15. This Agreement is binding upon you and your successors, assigns, heirs, executors, administrators and legal representatives.

16. If any of the provisions, terms or clauses of this Agreement are declared illegal, unenforceable or ineffective in a legal forum, those provisions, terms and clauses shall be deemed severable, such that all other provisions, terms and clauses of this Agreement shall remain valid and binding upon both parties.

17. Without detracting in any respect from any other provision of this Agreement:

 

  (a) You, in consideration of the payment and benefits provided to you as described in Paragraph 3 of this Agreement, agree and acknowledge that this Agreement constitutes a knowing and voluntary waiver of all rights or claims you have or may have against BlackRock as set forth herein, including, but not limited to, all rights or claims arising under the ADEA, including, but not limited to, all claims of age discrimination in employment and all claims of retaliation in violation of the ADEA; and you have no physical or mental impairment of any kind that has interfered with your ability to read and understand the meaning of this Agreement or its terms, and that you are not acting under the influence of any medication or mind-altering chemical of any type in entering into this Agreement.

 

  (b) You understand that, by entering into this Agreement, you do not waive rights or claims that may arise after the date of your execution of this Agreement, including without limitation any rights or claims that you may have to secure enforcement of the terms and conditions of this Agreement.

 

  (c) You agree and acknowledge that the consideration provided to you under this Agreement is in addition to anything of value to which you are already entitled.

 

  (d) BlackRock hereby advises you to consult with an attorney prior to executing this Agreement.

 

  (e) You acknowledge that you were informed that you had at least twenty-one (21) days in which to review and consider this Agreement and to consult with an attorney regarding the terms and effect of this Agreement.

18. You may revoke this Agreement within seven (7) days from the date you sign this Agreement, in which case this Agreement shall be null and void and of no force or effect on either BlackRock or you. Any revocation must be in writing and received by BlackRock by 5:00 p.m. on or before the seventh day after this Agreement is executed by you. Such revocation must be sent to Jeff Smith, Senior Managing Director, Head of Human Resources, BlackRock, 40 East 52nd Street, New York, NY 10022.

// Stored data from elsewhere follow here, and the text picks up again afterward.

## Add fast path for P16x16 macroblocks in CABAC entropy decode

Adds a specialized CABAC path for P_L0_16x16 macroblocks. It reads mb_type early, then decodes ref_idx, mvd and cbp directly and predicts the motion vector from the cached neighbours. When cbp is zero it writes the neighbour and record words straight away, the same way the P-skip path does, and skips fill_caches and decode_mb. Otherwise it hands the pre-decoded values to decode_mb, which no longer re-reads mb_type, ref, mvd or cbp. It also packs slice constants (nref, cip, mono, t8x8) into a scalar word that is unpacked each macroblock. The aim is to cut per-macroblock overhead for common P16x16 blocks, at the cost of duplicated prediction logic that could diverge from the general path.

```diff
diff --git a/h264decode_amd/csrc/k_entropy.hip b/h264decode_amd/csrc/k_entropy.hip
--- a/h264decode_amd/csrc/k_entropy.hip
+++ b/h264decode_amd/csrc/k_entropy.hip
@@ -16,6 +16,12 @@
 #endif
 #ifndef MI_ENT_CABAC
 #define MI_ENT_CABAC 0
+#endif
+#ifndef MI_ENT_P16FAST
+#define MI_ENT_P16FAST (MI_ENT_CABAC && !MI_ENT_B && !MI_ENT_FMO)
+#endif
+#ifndef MI_ENT_SC
+#define MI_ENT_SC MI_ENT_P16FAST
 #endif
 #if MI_ENT_CABAC
 #define ENT_CABAC(e) 1
@@ -133,6 +139,9 @@
     int cabac, islice, wmb, hmb;
     int mono;
     int cip, t8x8_mode, cqp_off0, cqp_off1, nref;
+#if MI_ENT_SC
+    uint32_t sc;
+#endif
     uint64_t mb_base;
 #if MI_ENT_B
     int nref1, direct_spatial, d8inf, col_short, direct8;
@@ -1017,11 +1026,8 @@
 }
 
 #if !MI_ENT_B
-FI void pskip_fast(Ent &e) {
-    Shared *s = e.s;
-    int l = LANE;
-    OPAQUE(l);
-    const uint32_t *nbw = reinterpret_cast<const uint32_t *>(s->nb);
+FI uint32_t nb_mv_pred(const Ent &e, const int ref, const bool skip) {
+    const uint32_t *nbw = reinterpret_cast<const uint32_t *>(e.s->nb);
     const uint32_t tA = e.aw, tB = e.bw, tC = nbw[(NB_TOP + 1) * TOP_DW], tD = nbw[NB_TL * TOP_DW];
     const uint32_t rA = nbw[NB_LEFT * TOP_DW + 5], rB = nbw[NB_TOP * TOP_DW + 5], rC = nbw[(NB_TOP + 1) * TOP_DW + 5], rD = nbw[NB_TL * TOP_DW + 5];
     const uint32_t mA = nbw[NB_LEFT * TOP_DW + 6], mB = nbw[NB_TOP * TOP_DW + 6], mC = nbw[(NB_TOP + 1) * TOP_DW + 6], mD = nbw[NB_TL * TOP_DW + 9];
@@ -1030,14 +1036,15 @@
         return type == MBT_NONE ? -2 : (MB_IS_INTER(type) ? static_cast<int>(static_cast<int8_t>((r >> (8 * byte)) & 255u)) : -1);
     };
     auto mv_of = [](uint32_t t, uint32_t m) { return MB_IS_INTER(static_cast<int>(t & 255u)) ? m : 0u; };
-    const int ra = ref_of(tA, rA, 0), rb = ref_of(tB, rB, 0);
+    int ra = ref_of(tA, rA, 0), rb = ref_of(tB, rB, 0);
     const bool c_ok = e.mbx + 1 < e.wmb && (tC & 255u) != MBT_NONE;
-    const int rc = c_ok ? ref_of(tC, rC, 0) : ref_of(tD, rD, 1);
-    const uint32_t va = mv_of(tA, mA), vb = mv_of(tB, mB), vc = c_ok ? mv_of(tC, mC) : mv_of(tD, mD);
+    int rc = c_ok ? ref_of(tC, rC, 0) : ref_of(tD, rD, 1);
+    uint32_t va = mv_of(tA, mA), vb = mv_of(tB, mB), vc = c_ok ? mv_of(tC, mC) : mv_of(tD, mD);
     uint32_t mvw = 0;
-    const bool zero = ra == -2 || rb == -2 || (ra == 0 && va == 0) || (rb == 0 && vb == 0);
+    const bool zero = skip && (ra == -2 || rb == -2 || (ra == 0 && va == 0) || (rb == 0 && vb == 0));
+    if (!skip && rb == -2 && rc == -2 && ra != -2) rb = rc = ra, vb = vc = va;
     if (!zero) {
-        const int na = ra == 0, nb_ = rb == 0, nc = rc == 0;
+        const int na = ra == ref, nb_ = rb == ref, nc = rc == ref;
         if (na + nb_ + nc == 1)
             mvw = na ? va : (nb_ ? vb : vc);
         else {
@@ -1046,6 +1053,13 @@
             mvw = (static_cast<uint32_t>(median3(ax, bx, cx)) & 0xffffu) | (static_cast<uint32_t>(median3(ay, by, cy)) << 16);
         }
     }
+    return mvw;
+}
+FI void pskip_fast(Ent &e) {
+    Shared *s = e.s;
+    int l = LANE;
+    OPAQUE(l);
+    const uint32_t mvw = nb_mv_pred(e, 0, true);
     e.cur_type = MBT_PSKIP;
     e.prev_dqp_nz = 0;
     if (l < TOP_DW) {
@@ -1070,7 +1084,107 @@
 }
 #endif
 
-FI void decode_mb(Ent &e, int skipped) {
+FI int read_cbp_cabac(Ent &e, const Nb a, const Nb b) {
+    const int cbp_a = a.ok() ? (a.type() == MBT_IPCM ? 0x2F : a.cbp()) : 0x0F;
+    const int cbp_b = b.ok() ? (b.type() == MBT_IPCM ? 0x2F : b.cbp()) : 0x0F;
+    int cbp = 0;
+    for (int b8 = 0; b8 < 4; b8++) {
+        int ca = (b8 & 1) ? (cbp >> (b8 - 1)) & 1 : (cbp_a >> (b8 + 1)) & 1;
+        int cb = (b8 & 2) ? (cbp >> (b8 - 2)) & 1 : (cbp_b >> (b8 + 2)) & 1;
+        cbp |= BINI_B(e, 73 + (!ca) + 2 * (!cb)) << b8;
+    }
+    int ca = a.ok() && (a.type() == MBT_IPCM || (a.cbp() >> 4) != 0), cb = b.ok() && (b.type() == MBT_IPCM || (b.cbp() >> 4) != 0);
+    if (!e.mono && BIN_B(e, 77 + ca + 2 * cb)) {
+        ca = a.ok() && (a.type() == MBT_IPCM || (a.cbp() >> 4) == 2);
+        cb = b.ok() && (b.type() == MBT_IPCM || (b.cbp() >> 4) == 2);
+        cbp |= (1 + BINI_B(e, 77 + 4 + ca + 2 * cb)) << 4;
+    }
+    return cbp;
+}
+
+#if MI_ENT_P16FAST
+FI bool p16_fast(Ent &e, uint32_t &pk, uint32_t &mvw_out) {
+    Shared *s = e.s;
+    int l = LANE;
+    OPAQUE(l);
+    const uint32_t *nbw = reinterpret_cast<const uint32_t *>(s->nb);
+    const Nb a{e.aw}, b{e.bw};
+    int ref = 0;
+    if (e.nref > 1) {
+        const int ia = MB_IS_INTER(a.type()) && static_cast<int8_t>(nbw[NB_LEFT * TOP_DW + 5] & 255u) > 0;
+        const int ib = MB_IS_INTER(b.type()) && static_cast<int8_t>(nbw[NB_TOP * TOP_DW + 5] & 255u) > 0;
+        int ctx = ia + 2 * ib;
+        while (BIN_A(e, 54 + ctx)) {
+            ctx = (ctx >> 2) + 4;
+            if (++ref > 31) {
+                e.err = 3;
+                break;
+            }
+        }
+        if (ref >= e.nref || ref >= MI_MAX_REFS) e.err = 13, ref = 0;
+    }
+    const uint32_t mvd_ab = (nbw[NB_LEFT * TOP_DW + 10] & 0xffffu) | nbw[NB_TOP * TOP_DW + 10] << 16;
+    int dx = 0, dy = 0;
+#pragma nounroll
+    for (int comp = 0; comp < 2; comp++) {
+        const int sum = static_cast<int>(((mvd_ab >> (8 * comp)) & 255u) + ((mvd_ab >> (16 + 8 * comp)) & 255u));
+        const int base = comp ? 47 : 40;
+        int v = 0;
+        if (BIN_A(e, base + (sum > 2) + (sum > 32))) {
+            int ctx = base + 3;
+            v = 1;
+            while (v < 9 && BIN_A(e, ctx)) {
+                if (v < 4) ctx++;
+                v++;
+            }
+            if (v >= 9) v += cabac_egk(e, 3);
+            if (cabac_bypass(e)) v = -v;
+        }
+        if (comp)
+            dy = v;
+        else
+            dx = v;
+    }
+    const int cbp = read_cbp_cabac(e, a, b);
+    const uint32_t pw = nb_mv_pred(e, ref, false);
+    const int mvx = static_cast<int16_t>(pw & 0xffffu) + dx, mvy = (static_cast<int32_t>(pw) >> 16) + dy;
+    const uint32_t mvw = (static_cast<uint32_t>(mvx) & 0xffffu) | (static_cast<uint32_t>(mvy) << 16);
+    const uint32_t refb = static_cast<uint32_t>(ref);
+    const uint32_t amvd = static_cast<uint32_t>(min(abs(dx), 255)) | static_cast<uint32_t>(min(abs(dy), 255)) << 8;
+    if (cbp) {
+        pk = refb | static_cast<uint32_t>(cbp) << 8 | amvd << 16, mvw_out = mvw;
+        return false;
+    }
+    MI_T(e, 1);
+    e.cur_type = MBT_P16x16;
+    e.prev_dqp_nz = 0;
+    const uint32_t mvdw = amvd * 0x10001u;
+    if (l < TOP_DW) {
+        const uint32_t nw = l == 0 ? static_cast<uint32_t>(MBT_P16x16)
+                                   : (l == 2 ? 0xFFFFFFFFu : (l == 5 ? refb * 0x101u : ((l >= 6 && l < 10) ? mvw : (l >= 10 ? mvdw : 0u))));
+        uint32_t *tl = reinterpret_cast<uint32_t *>(&s->nb[NB_TL]), *tp = reinterpret_cast<uint32_t *>(&s->nb[NB_TOP]), *tr = reinterpret_cast<uint32_t *>(&s->nb[NB_TOP + 1]);
+        const uint32_t old_top = tp[l], w1 = tr[l];
+        tl[l] = old_top;
+        tp[l] = w1;
+        tr[l] = e.pre_top;
+        reinterpret_cast<uint32_t *>(&s->nb[NB_LEFT])[l] = nw;
+        reinterpret_cast<uint32_t *>(e.top + e.mbx)[l] = nw;
+        e.pre_top = top_load(e, e.mbx + 3, l);
+    } else if (l >= 32) {
+        const int k = l - 32;
+        const uint32_t slot = static_cast<uint16_t>(s->ref_slot[0][ref]);
+        const uint32_t t = s->skip_tmpl[k];
+        const uint32_t w = k == 0 ? (static_cast<uint32_t>(MBT_P16x16) | e.qpw0)
+                                  : (k == 1 ? e.qpw1 : (k == 8 ? refb * 0x01010101u : ((k == 9 || k == 10) ? slot * 0x10001u : ((k >= 12 && k < 28) ? mvw : t))));
+        const uint64_t mbi = e.mb_base + static_cast<uint64_t>(e.mby) * e.wmb + e.mbx;
+        reinterpret_cast<uint32_t *>(e.mbrec + mbi)[k] = w;
+    }
+    LDS_SYNC();
+    return true;
+}
+#endif
+
+FI void decode_mb(Ent &e, int skipped, const int pre, const uint32_t pk, const uint32_t mvw) {
     Shared *s = e.s;
     MbRec &r = s->rec;
     const int cabac = ENT_CABAC(e), islice = e.islice;
@@ -1130,10 +1244,14 @@
                 }
             }
 #else
+#if MI_ENT_P16FAST
+            if (!islice) intra_prefix = pre < 0, raw = pre < 0 ? 0 : pre;
+#else
             if (!islice) {
                 intra_prefix = BINI_A(e, 14);
                 if (!intra_prefix) raw = BIN_A(e, 15) ? 2 - BINI_A(e, 17) : 3 * BINI_A(e, 16);
             }
+#endif
 #endif
             if (intra_prefix) {
                 int base = islice ? 3 : (MI_ENT_B ? 32 : 17), it = 0, first;
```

19. This Agreement may not be changed or altered, except by a writing signed by BlackRock and you. This Agreement will be governed, construed and interpreted under the laws of the State of California, without regard to the conflicts of laws principles thereof, except as otherwise preempted by the laws of the United States.

YOU EXPRESSLY ACKNOWLEDGE, REPRESENT, AND WARRANT THAT YOU HAVE READ THIS AGREEMENT CAREFULLY; THAT YOU FULLY UNDERSTAND THE TERMS, CONDITIONS, AND SIGNIFICANCE OF THIS AGREEMENT; THAT BLACKROCK HAS ADVISED YOU TO CONSULT WITH AN ATTORNEY CONCERNING THIS AGREEMENT; THAT YOU HAVE HAD A FULL OPPORTUNITY TO REVIEW THIS AGREEMENT WITH AN ATTORNEY; THAT YOU UNDERSTAND THAT THIS AGREEMENT HAS BINDING LEGAL EFFECT; AND THAT YOU HAVE EXECUTED THIS AGREEMENT FREELY, KNOWINGLY AND VOLUNTARILY.

 

Date: January 21, 2011  

/s/ Blake Grossman

      BLAKE GROSSMAN
    BLACKROCK, INC.
Date: February 15, 2011   By:  

/s/ Jeff Smith

    Name:   Jeff Smith
    Title:  

Senior Managing Director,

Head of Human Resources

You must sign and return this Agreement to Jeff Smith, Senior Managing Director, Head of Human Resources, BlackRock, 40 East 52nd Street, New York, NY 10022, no later than 5:00 p.m. on the 21st day following receipt of this document or you will irrevocably lose the opportunity to receive the consideration detailed herein.